SciPipe is, in this context, more of an apples-to-oranges comparison to Pachyderm, Reflow or AWE. While Reflow and Pachyderm provides an integrated tool encapsulation solution based on containers, SciPipe (in its current form) is primarily focused on managing command-line driven workflows on local computers or HPC clusters with a shared file system, where containers might not be an option. However, there are also other relevant differences related to complexity of the tools, workflow implementation, and deployment/integration:
SciPipe is a much smaller tool in many ways. For example, a very simple count of LOC for the different frameworks shows that SciPipe is implemented with more than an order of magnitude less lines of code than the other tools:
$ cd $GOPATH/src/github.com/grailbio/reflow $ find | grep "\.go" | grep -vP “(vendor|examples|_test)” | xargs cat | grep -vP "^\/\/" | sed '/^\s*$/d' | wc -l 26371
$ cd $GOPATH/src/github.com/pachyderm/pachyderm/src $ find | grep "\.go" | grep -vP “(vendor|examples|_test)” | xargs cat | grep -vP "^\/\/" | sed '/^\s*$/d' | wc -l 25778
$ cd $GOPATH/src/github.com/MG-RAST/AWE $ find | grep "\.go" | grep -vP "(vendor|examples|_test)" | xargs cat | grep -vP "^\/\/" | sed '/^\s*$/d' | wc -l 24485
$ cd $GOPATH/src/github.com/scipipe/scipipe $ find | grep "\.go" | grep -vP “(vendor|examples|_test)” | xargs cat | grep -vP "^\/\/" | sed '/^\s*$/d' | wc -l 1699
Further, SciPipe was designed to primarily support highly dynamic workflow constructs, where dynamic/on-line scheduling is needed. These workflows include scenarios in which you are continuously chunking up and computing a dataset of unknown size or parametrizing parts of the workflow with parameter values extracted in an earlier part of the workflow. An example of the former would be lazily processing data extracted from a database without saving the temporary output to disk. An example of the latter would be doing a parameter optimization to select, e.g., good gamma and cost values for libSVM before actually training the model with the obtained parameters.
Also, where Pachyderm and Reflow provide manifest formats or DSLs for writing workflows, SciPipe lets you write workflows directly in Go. SciPipe is thus consumed as a programming-library rather than a framework.

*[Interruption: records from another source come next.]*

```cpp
constexpr int LEAN_MAX_ROWS = 512;
constexpr int ROLLOUT_WAVES = 4;
constexpr int RES_NEW = 2;
constexpr int RES_OWNERS = 192;
constexpr size_t RES_LDS_MAX = 160 * 1024;

enum { SLIDE_AB_ORDER = 1, SLIDE_AB_STORE = 2 };

struct LaunchPlan {
  int vec = 1, blocks = 0, threads = 256;
  bool coop = false;
  int stage = 0;
  int hot_per_cu = 0;
  int store = 0;
  int slide_store = 0;
  bool hot_tu = false;
  bool fused_log = false;
  bool always_dense = false;
  int slide_rows = 0;
  bool full_windows = false;
  int slide_ab = 0;
  bool fused_rollout = false;
  bool resident_rollout = false;
  int affinity_period = 0;
  int n_bins_per_ds = 0;
  int state_epw = 0;
  int rollout_epw = 0;
  int resident_slots[3] = {0, 0, 0};
  int resident_epb[3] = {0, 0, 0};
  int epw = 0;
  int lean_rows = 0;
  int hot_lds = 0;
  int debug = 0;
};

struct Shape {
  int N = 0, D = 0, W = 1;
  bool has_window = false;
  int Fobs = 0, nd = 0;
  bool persist = false;
  int max_dur = 0;
  bool final_obs = false;
  int log_steps = 0;
  int envs_per_wave = 0, nontemporal_obs = 0, obs_slack_rows = 0, affinity_period = 0, kernel_variant = 0,
      debug_flags = 0;
};

struct Knobs {
  bool slide_full_windows = false;
  int slide_ab = 0;
  int slide_store = -1;
  bool has_affinity_bins = false;
  int affinity_bins = 0;
  bool has_resident_epb = false;
  int resident_epb = 0;
  bool debug_geometry = false;
};

struct Chip {
  int n_cu = 0;
  virtual size_t step_lds_bytes(int epw, int stage) = 0;
  virtual int hot_per_cu(int store, size_t smem) = 0;
  virtual size_t resident_lds_bytes(int epb) = 0;
  virtual int resident_per_cu(int epb, int store) = 0;
  virtual int gather_per_cu(int epw, int store) = 0;
  virtual ~Chip() = default;
};

inline void step_geometry(LaunchPlan& L, const Shape& p, const Knobs& k, Chip& chip, bool hot_ok, bool lean_ok) {
  L.vec = (p.Fobs % 4 == 0) ? 4 : 1;
  const int64_t vpe = (int64_t)p.W * p.Fobs / L.vec;
  int epw = p.envs_per_wave;
  if (epw == 0) {
    epw = (vpe >= 64) ? 16 : 64;
    while (epw > 1 && ((int64_t)p.N + epw - 1) / epw < 4096) epw >>= 1;
    while (epw < 64 && (int64_t)epw * vpe < 64) epw <<= 1;
    const bool residency_shape = L.vec == 4 && vpe >= 64 && p.nd > 0 && !p.persist && !p.final_obs &&
                                 (L.store == 1 || L.store == 2) && hot_ok;
    if (residency_shape) {
      const int64_t n_cu = chip.n_cu;
      int some_per_cu = 0;
      int64_t fewest = 0;
      int one_round_epw = 0, one_round_per_cu = 0;
      for (int e = 64 / GTE_WAVES; e >= 1; --e) {
        if ((int64_t)e * vpe < 64) break;
        const size_t smem = chip.step_lds_bytes(e, 1);
        const int per_cu = chip.hot_per_cu(L.store, smem);
        if (per_cu <= 0) break;
        if (e <= 8 || !some_per_cu) some_per_cu = per_cu;
        const int64_t wgs = ((int64_t)p.N + GTE_WAVES * e - 1) / (GTE_WAVES * e);
        const int64_t busiest = (wgs + n_cu - 1) / n_cu;
        if (k.debug_geometry)
          fprintf(stderr, "[gte] envs/wave %2d: LDS %5zu B, %d workgroups/CU resident, %lld workgroups, "
                          "%lld on the busiest CU\n", e, smem, per_cu, (long long)wgs, (long long)busiest);
        if (busiest <= per_cu && busiest * GTE_WAVES >= 16 && (fewest == 0 || busiest * e < fewest)) {
          fewest = busiest * e;
          one_round_epw = e;
          one_round_per_cu = per_cu;
        }
      }
      if (one_round_epw) {
        epw = one_round_epw;
        L.hot_per_cu = one_round_per_cu;
      } else if (some_per_cu) {
        L.hot_per_cu = some_per_cu;
        const int64_t target = (int64_t)p.N >= 120000 ? 640 : 960;
        int e = (int)((target + vpe / 2) / vpe);
        e = e < 1 ? 1 : (e > 64 / GTE_WAVES ? 64 / GTE_WAVES : e);
        while (e < 64 / GTE_WAVES && (int64_t)e * vpe < 64) ++e;
        epw = e;
        if (lean_ok) {
          int lean_e = 0;
          for (int c = 1; c <= 64 / GTE_WAVES; ++c)
            if (((int64_t)c * vpe) % (64 * GTE_LEAN_U) == 0 && (int64_t)c * p.W <= LEAN_MAX_ROWS) { lean_e = c; break; }
          if (lean_e) {
            int c = lean_e;
            while (c * 2 <= 64 / GTE_WAVES && (int64_t)c * vpe < 1280 && (int64_t)c * 2 * p.W <= LEAN_MAX_ROWS) c *= 2;
            if ((int64_t)p.N >= 200000 && c * 2 <= 64 / GTE_WAVES && (int64_t)c * 2 * p.W <= LEAN_MAX_ROWS) c *= 2;
            epw = c;
          }
        }
      }
    }
  }
  while (epw > 1 && (int64_t)epw * vpe > (1 << 20)) epw >>= 1;
  while (epw > 1 && (int64_t)epw * GTE_WAVES * p.W * (p.nd ? p.nd : 1) * 4 > 32 * 1024) epw >>= 1;
  L.epw = epw;
  const int64_t waves = ((int64_t)p.N + epw - 1) / epw;
  L.threads = 64 * GTE_WAVES;
  L.blocks = (int)((waves + GTE_WAVES - 1) / GTE_WAVES);
}

inline void plan_affinity(LaunchPlan& L, const Shape& p, const Knobs& k) {
  int auto_period = 128;
  if (p.max_dur > 0) {
    auto_period = p.max_dur / 16;
    auto_period = auto_period < 8 ? 8 : (auto_period > 128 ? 128 : auto_period);
  }
  const int period = p.affinity_period == 0 ? auto_period : p.affinity_period;
  const int EPB = L.epw * GTE_WAVES;
  const int n_wg = (p.N + EPB - 1) / EPB;
  if (!(period > 0 && n_wg >= 64 && (int64_t)p.W * p.Fobs * 4 >= 512)) return;
  int nb = 8192 / p.D;
  if (k.has_affinity_bins) nb = k.affinity_bins / p.D;
  nb = nb < 1 ? 1 : (nb > 4096 ? 4096 : nb);
  L.n_bins_per_ds = nb;
  L.affinity_period = period;
}

inline void fill_slot_of_rank(const Shape& p, int epw, int32_t* slot_of_rank) {
  const int64_t EPB = (int64_t)epw * GTE_WAVES;
  const int64_t n_wg = (p.N + EPB - 1) / EPB;
  for (int x = 0; x < 8; ++x)
    for (int64_t b = x; b < n_wg; b += 8)
      for (int64_t sl = b * EPB; sl < (b + 1) * EPB && sl < p.N; ++sl) *slot_of_rank++ = (int32_t)sl;
}

inline int slide_store_policy(const LaunchPlan& L, const Shape& p, const Knobs& k, Chip& chip) {
  if (L.slide_rows == 0 || L.full_windows || (L.slide_ab & SLIDE_AB_STORE)) return L.store;
  int s = p.nontemporal_obs;
  if (s == 3) s = ((size_t)p.N * (p.W + L.slide_rows) * p.Fobs * sizeof(float) > ((size_t)190 << 20)) ? 1 : L.store;
  if (s != L.store && L.hot_tu && s != 0) {
    const size_t smem = chip.step_lds_bytes(L.epw, L.stage);
    const int per_cu = chip.hot_per_cu(s, smem);
    if (per_cu < (L.blocks + chip.n_cu - 1) / chip.n_cu) s = L.store;
  }
  if (k.slide_store >= 0) s = k.slide_store;
  return s;
}

inline LaunchPlan plan_create(const Shape& p, const Knobs& k, Chip& chip) {
  LaunchPlan L;
  const int kv = p.kernel_variant;
  L.store = p.nontemporal_obs;
  if (L.store == 3) L.store = ((size_t)p.N * p.W * p.Fobs * sizeof(float) > ((size_t)190 << 20)) ? 1 : 2;
  step_geometry(L, p, k, chip, !(kv & (GTE_KV_PER_WAVE_PHASE_A | GTE_KV_NO_LDS_STAGING)), !(kv & GTE_KV_GENERIC_COPY));
  L.debug = p.debug_flags;
  L.coop = (L.epw * GTE_WAVES <= 64) && !(kv & GTE_KV_PER_WAVE_PHASE_A);
  L.stage = (p.nd > 0 && chip.step_lds_bytes(L.epw, 1) <= 48 * 1024 && !(kv & GTE_KV_NO_LDS_STAGING)) ? (p.persist ? 2 : 1) : 0;
  L.lean_rows = (L.vec == 4 && L.stage == 1 && !(kv & GTE_KV_GENERIC_COPY)) ? 1 : 0;
  L.hot_lds = (kv & GTE_KV_RECORD_DIRECT) ? 0 : 1;
  const bool hot_launch_shape = L.vec == 4 && L.coop && L.stage == 1;
  L.hot_tu = hot_launch_shape && !(kv & GTE_KV_SHARED_TU);
  L.fused_log = p.log_steps > 0 && !(kv & GTE_KV_LOG_SEPARATE);
  L.always_dense = (kv & GTE_KV_DENSE_FLAGS) != 0;
  L.slide_rows = 0;
  if (hot_launch_shape && (int64_t)p.W * p.Fobs / 4 >= 64 && p.has_window && !p.persist && !p.final_obs &&
      p.log_steps == 0 && p.obs_slack_rows >= 0)
    L.slide_rows = p.obs_slack_rows > 0 ? p.obs_slack_rows : 2 * p.W / 5;
  L.full_windows = k.slide_full_windows;
  L.slide_ab = k.slide_ab;
  L.slide_store = slide_store_policy(L, p, k, chip);
  L.fused_rollout = hot_launch_shape && !p.final_obs && p.log_steps == 0 && !(kv & GTE_KV_ROLLOUT_PER_STEP);
  L.resident_rollout = p.W >= 2 && !(kv & GTE_KV_ROLLOUT_GATHER);
  L.state_epw = (p.N >= 64 * 1024) ? 64 : 32;
  plan_affinity(L, p, k);
  return L;
}

inline void affinity_after_upload(LaunchPlan& L, const Shape& p, uint64_t table_bytes) {
  if (L.affinity_period > 0 && p.affinity_period == 0 && table_bytes > ((uint64_t)64 << 20)) L.affinity_period = 0;
}

inline void choose_resident_epb(LaunchPlan& L, const Shape& p, const Knobs& k, Chip& chip, int nt) {
  L.resident_epb[nt] = -1;
  const int64_t FV = p.Fobs / 4;
  if (!L.resident_rollout) return;
  const int n_cu = chip.n_cu;
  double best = 0.0;
  for (int e = 64; e >= 1; --e) {
    if (k.has_resident_epb && k.resident_epb != e) continue;
    if ((int64_t)e * FV > RES_NEW * RES_OWNERS) continue;
    const size_t smem = chip.resident_lds_bytes(e);
    if (smem > RES_LDS_MAX) continue;
    const int per_cu = chip.resident_per_cu(e, nt);
    if (per_cu <= 0) continue;
    const int64_t slots = (int64_t)per_cu * n_cu;
    const int64_t wgs = ((int64_t)p.N + e - 1) / e;
    const double rounds = wgs > slots ? (double)wgs / (double)slots : 1.0;
    const double live = (double)(wgs < slots ? (wgs + n_cu - 1) / n_cu : per_cu);
    const double us_bw = live * e * (double)p.W * p.Fobs * 4.0 / 22.0e3;
    static const double kAlone[5] = {1.7, 1.7, 1.10, 1.05, 1.0};
    const double alone = kAlone[per_cu < 4 ? per_cu : 4];
    const double cost = rounds * (us_bw > 3.0 ? us_bw : 3.0) * alone;
    if (k.debug_geometry)
      fprintf(stderr, "[gte] resident rollout, %2d envs/workgroup: LDS %6zu B, %d workgroups/CU, "
                      "%lld groups, %.2f round(s), cost %.1f\n", e, smem, per_cu, (long long)wgs, rounds, cost);
    if (best == 0.0 || cost < best * 0.999) {
      best = cost;
      L.resident_epb[nt] = e;
      L.resident_slots[nt] = (int)slots;
    }
  }
}

inline void choose_rollout_epw(LaunchPlan& L, const Shape& p, Chip& chip, int nt) {
  L.rollout_epw = L.epw;
  if (p.envs_per_wave != 0) return;
  for (int e = 1; e <= 16; ++e) {
    if ((int64_t)e * p.W * p.Fobs / 4 < 64) continue;
    const int per_cu = chip.gather_per_cu(e, nt);
    const int64_t wgs = ((int64_t)p.N + ROLLOUT_WAVES * e - 1) / (ROLLOUT_WAVES * e);
    if (per_cu > 0 && wgs <= (int64_t)per_cu * chip.n_cu) { L.rollout_epw = e; break; }
    if (e == 16) L.rollout_epw = 16;
  }
}

inline void print_plan(FILE* out, const char* when, const LaunchPlan& L) {
  fprintf(out, "[gte] plan: when=%s vec=%d blocks=%d threads=%d coop=%d stage=%d hot_per_cu=%d store=%d slide_store=%d "
          "hot_tu=%d fused_log=%d always_dense=%d slide_rows=%d full_windows=%d slide_ab=%d fused_rollout=%d "
          "resident_rollout=%d affinity_period=%d n_bins_per_ds=%d state_epw=%d rollout_epw=%d resident_slots=%d,%d,%d "
          "resident_epb=%d,%d,%d epw=%d lean_rows=%d hot_lds=%d debug=%d\n", when, L.vec, L.blocks, L.threads,
          (int)L.coop, L.stage, L.hot_per_cu, L.store, L.slide_store, (int)L.hot_tu, (int)L.fused_log, (int)L.always_dense,
          L.slide_rows, (int)L.full_windows, L.slide_ab, (int)L.fused_rollout, (int)L.resident_rollout, L.affinity_period,
          L.n_bins_per_ds, L.state_epw, L.rollout_epw, L.resident_slots[0], L.resident_slots[1], L.resident_slots[2],
          L.resident_epb[0], L.resident_epb[1], L.resident_epb[2], L.epw, L.lean_rows, L.hot_lds, L.debug);
}

}
```

Measured before the change: 3.847 billion.

## Add single-wave slide step kernel for large env counts

Adds a dedicated one-wave-per-block kernel for the sliding-window step path. It is used when the env count is large and the env-order path is active. Each wave handles 32 (or 64) envs, runs phase A, then copies only the newest obs row with the dyn-feature tail patched in; envs that need a full window fall back to a phase_b gather. The aim is to cut the per-block overhead and cross-wave synchronisation of the four-wave hot kernel for the slide step. In exchange it adds another code path with its own LDS layout and new A/B flags.

```diff
diff --git a/gym-trading-env_amd/csrc/gte_api.hip b/gym-trading-env_amd/csrc/gte_api.hip
--- a/gym-trading-env_amd/csrc/gte_api.hip
+++ b/gym-trading-env_amd/csrc/gte_api.hip
@@ -706,6 +706,12 @@
   return GTE_OK;
 }
 
+static void report_step_path(const char* path, int epw, int blocks) {
+  if (!debug_geometry()) return;
+  if (epw > 0) fprintf(stderr, "[gte] step path: %s epw=%d blocks=%d\n", path, epw, blocks);
+  else fprintf(stderr, "[gte] step path: %s\n", path);
+}
+
 static int enqueue_step(gte_env* E, const StepTargets& t, int store, bool capturing,
                         EnvRec* terminal_rec = nullptr) {
   const LaunchPlan& L = E->plan;
@@ -744,7 +750,15 @@
   ledger().wrote(E, {obs, term, trunc}, capturing, FLAGS | WINDOW);
   const bool hot = L.hot_tu && gte::hot_tu_covers(p);
   if (p.slide) store = L.slide_store;
-  if (hot && store == 2)
+  int wave_epw = 0;
+  const int wave_blocks =
+      (p.slide && !p.perm && hot && !p.debug) ? gte_plan::slide_wave_geometry(L, plan_shape(E), &wave_epw) : 0;
+  report_step_path(wave_blocks > 0 ? "slide-wave" : (p.slide ? "slide" : "full"), wave_epw, wave_blocks);
+  if (wave_blocks > 0) {
+    Params pw = p;
+    pw.epw = wave_epw;
+    HIPCHK(gte::launch_step_slide(pw, store, wave_blocks, E->stream));
+  } else if (hot && store == 2)
     HIPCHK(gte::launch_step_hot(p, L.blocks, L.threads, gte::lds_bytes(p, L.stage), E->stream));
   else if (hot && store == 1)
     HIPCHK(gte::launch_step_hot_nt(p, L.blocks, L.threads, gte::lds_bytes(p, L.stage), E->stream));
diff --git a/gym-trading-env_amd/csrc/gte_launch.h b/gym-trading-env_amd/csrc/gte_launch.h
--- a/gym-trading-env_amd/csrc/gte_launch.h
+++ b/gym-trading-env_amd/csrc/gte_launch.h
@@ -36,6 +36,8 @@
 hipError_t launch_step_hot_nt(const Params& p, int blocks, int threads, size_t smem, hipStream_t stream);
 int hot_blocks_per_cu(size_t smem);
 int hot_blocks_per_cu_nt(size_t smem);
+
+hipError_t launch_step_slide(const Params& p, int nt, int blocks, hipStream_t stream);
 
 struct RolloutArgs {
   const int32_t* actions;
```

This feature might scare off some users intimidated by Go’s relative verboseness compared to specialized DSLs, but it also allows users to leverage extremely powerful existing tooling and editor support for Go.
What is perhaps most interesting in the context of this comparison is the fact that SciPipe workflows can be compiled to small static binaries. This compilation makes it very easy to package up smaller SciPipe workflows in individual containers and integrate them into tools like Pachyderm or Reflow or other services. We thus imagine that SciPipe could be a complement to Pachyderm or Reflow when highly dynamic workflow constructs are needed, which may be a challenge to implement in the manifests and DSLs of Pachyderm or Reflow.
Reflow and AWE?
We know the least about AWE at this point, so we don’t want to venture too far into a detailed comparison with Reflow (which is also new to us). However, based on our reading of online materials, we can note that they seem to share the focus on bioinformatics and cloud support. AWE additionally supports Common Workflow Language and HPC clusters. We expect there to be some differences in terms of storage, because AWE ships with its own storage solution and isn’t based on a cloud offering like S3. Past that, we will leave it to the authors of AWE and Reflow or the community to provide more comprehensive comparisons.
In summary, we think that it is extremely exciting and reassuring to see continued innovation in the Go Data Science ecosystem, and we are excited to see more and more data gophers and projects join the community. We also hope this little overview will help users navigate the growing ecosystem of workflow tools by highlighting some of their inherent differences.